Somatic analysis, as I call it, isn’t just about capturing aggregate number of smiles and vertical gazes… it’s also about driving the behavior of the system. Ellie can tell if you’re hesitant to reply and can make a prediction about that. So the chain of questions that she may ask is a real-time sympathetic feedback loop. If you interact with Ellie ten times you can see progression and change in her responses. She becomes more sensitive to the methods and systems of interaction..
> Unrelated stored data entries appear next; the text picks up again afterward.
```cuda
#define LAUNCH_HF(kern, n, st, ...)                              \
  do {                                                           \
    if ((n) > 0) {                                               \
      kern<<<cdiv((n), 256), 256, 0, st>>>(__VA_ARGS__);         \
      B2M_CK(cudaGetLastError());                                \
      g_launch_count++;                                          \
    }                                                            \
  } while (0)

__global__ void k_hf_weights(int64_t N, int64_t n, const double* __restrict__ cart, double cx, double cy, double cz,
                             int alpha, float* __restrict__ w) {
// ... 891 lines not shown
```

### distmlip_b200/csrc/kernels.cuh

```cuda
#pragma once
#include "common.cuh"

namespace b2m {

constexpr int TM = 128;
constexpr int LDA = 68;
constexpr int NT = 256;

struct RadialParams {
  float freq[NR];
  float rc;
  float norm;
  int p;
};

void launch_embed(cudaStream_t st, int n, const int* type, const float* emb, float* x0);
void launch_bond_init(cudaStream_t st, int nb, const float4* b_vec, RadialParams rp, const float* W ,
                      float* out );
void launch_angle_init(cudaStream_t st, int64_t na, const int* a_in, const int* a_out, const float4* b_vec,
                       const float* fa , const float* Wae , float* ang0 );
void launch_silu(cudaStream_t st, int64_t n, const float* pre, float* out);
void launch_dsilu_mul(cudaStream_t st, int64_t n, const float* pre, float* g);
void launch_zero_rows(cudaStream_t st, float* p, int64_t nfloats);

constexpr int ATOM_RAD_M = 0, ATOM_RAD_WAB = 2048, ATOM_RAD_M8 = 3072, ATOM_RAD_WAB8 = 3200, ATOM_RAD = 3264;
struct AtomConvArgs {
  int64_t E;
  const int* e_src;
  const int* e_dst;
  const int* e_bond;
  const float4* e_vec;
  const float* Aproj;
  const float* Cproj;
  const float* Qproj;
  const float* radial;
  const float* W2can;
  const float* W2Tcan;
  const float* b2;
  RadialParams rp;
  float* agg;
  const float* gagg;
  float* gA;
  float* gC;
  float* gQ;
  float* gd;
};
void launch_atomconv_fwd(cudaStream_t st, const AtomConvArgs& a, int num_sms);
void launch_atomconv_bwd(cudaStream_t st, const AtomConvArgs& a, int num_sms);

struct LineArgs {
  int64_t A;
  const int* a_in;
  const int* a_out;
  const int* a_ctr;
  const float* ang;
  const float* Ha;
  const float* Hb;
  const float* Xc;
  const float* Wgcan;
  const float* WgTcan;
  const float* W2can;
  const float* W2Tcan;
  const float* b2;
  float* aggB;
  float* ang_out;
  const float* gaggB;
  float* gang;
  float* gHa;
  float* gHb;
  float* gXc;
};
void launch_line_fwd(cudaStream_t st, const LineArgs& a, bool hidden, int num_sms);
void launch_line_bwd(cudaStream_t st, const LineArgs& a, bool hidden, int num_sms);

void launch_bond_update_fwd(cudaStream_t st, int nb, const float4* b_vec, RadialParams rp3, const float* W3bw,
                            const float* h, const float* upd, float* hout);
void launch_bond_update_bwd(cudaStream_t st, int nb, const float4* b_vec, RadialParams rp3, const float* W3bw,
                            const float* gh, const float* upd, float* gupd, float* gdb);
void launch_h0_bwd(cudaStream_t st, int nb, const float4* b_vec, RadialParams rp, const float* Wbe, const float* gh0,
                   float* gdb);
void launch_angle_init_bwd(cudaStream_t st, int64_t na, const int* a_in, const int* a_out, const float4* b_vec,
                           const float* fa, const float* Wae, const float* gang0, float* gbvec);

void launch_rowdot(cudaStream_t st, int n, const float* X, const float* w, float bias, float* out, double* sum,
                   const int* type, const double* elem_ref, float scale, const int* gid = nullptr,
                   double* atom_e = nullptr, double mean_per_atom = 0.0, const float* wgt = nullptr);
void launch_readout_seed(cudaStream_t st, int n, const float* pre, const float* w, float scale, float* g,
                         const int* gid = nullptr, const float* wgt = nullptr);

void launch_edge_final(cudaStream_t st, int64_t E, const int* e_src, const int* e_dst, const int* e_bond,
                       const float4* e_vec, const int* gid, const float* gd, const float* gdb, const float* gbvec,
                       float* forces , double* virial , float* atom_vir = nullptr);
void launch_halo_bond_final(cudaStream_t st, int b0, int b1, const int* b_src_gid, const int* b_dst,
                            const float4* b_vec, const int* gid, const float* gdb, const float* gbvec, float* forces,
                            double* virial, float* atom_vir = nullptr);

void launch_gather_rows(cudaStream_t st, int n, int width, const int* idx, const float* src, float* dst);
void launch_scatter_add_rows(cudaStream_t st, int n, int width, const int* idx, const float* src, float* dst);

}

namespace b2m {
void launch_gemm_wg(cudaStream_t st, const float* A, int lda, const float* Bcan, float* C, int ldc, int M, int N, int K,
                    const float* bias, const float* R, int ldr, bool accum, int epi, float* Cpre, const float* Pre,
                    int ldp, int num_sms);
struct TcW {
  struct Blk {
    int k0, kc, n0, nc;
    size_t off;
  };
  int K = 0, N = 0;
  std::vector<Blk> blk;
};
}
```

This may represent an important trend in robotics design. These methods of semantic and somatic analysis are the eyes and ears that proper robotic interfaces need to have. And the trends are being reflected in the software industry. For example, Apple is beefing up its personal assistant capabilities by purchasing ($40m) Cue, a company that integrates outside realtime data similar to Google Now, Nuance’s Wintermute, or http://don.na.
This research is what we’re focused on today at Geppetto Labs (and recently at Figaro Avatars, as well). Our primary focus has been to make sure that our systems are listening to our users, able to accurately measure their emotions, and able to reflect back the emotions that are most appropriate for the task at hand.
If, for example, someone is speaking with a system to provide medical assistance, they need to feel comfortable and confident that the system is helping them. If we are able to determine that they do not feel comfortable, then we need to be able to quickly change the interaction so that we are addressing what is making them feel uncomfortable. What this means is that we measure the affect values of the words they are using and we use that to then build a goal-driven interaction that is intended to create a sympathetic feedback loop.
One group working on the Ellie project managed to gain access to the Facebook pages of people who had committed suicide, and did a complete linguistic analysis of what they said and how they said it, and then used the data to ask if there were things that could be spotted in advance to indicate if that person was at risk. They measured semantics, sentiment, syntax, affect and other vectors to build linguistic models that mapped to emotional state. Now that they have finished their DARPA funding, Rizzo supposes that Facebook may be implementing some of these algorithms on their site. Not that if someone says the magic words that people in white coats are going to come pounding on their door, but he observes that the types of ads and messages that appear on the pages of these people are pushed more towards mental health.
This is how all humans, or almost all humans, interact. We each talk with one another in a manner that hopefully provides mutual comfort and encouragement – an interaction that is designed to create closeness confidence and trust.
After all, it’s been said that most important debates around things like politics and religion have little to do with the words and everything to do with the emotions. Affective computing is one of the most important revolutions in user-interface design because emotion is of one of the most important human motivators. And work like Rizzo’s is paving the way to understand this better.
As my aunt said, “You have two ears and one mouth for a reason.”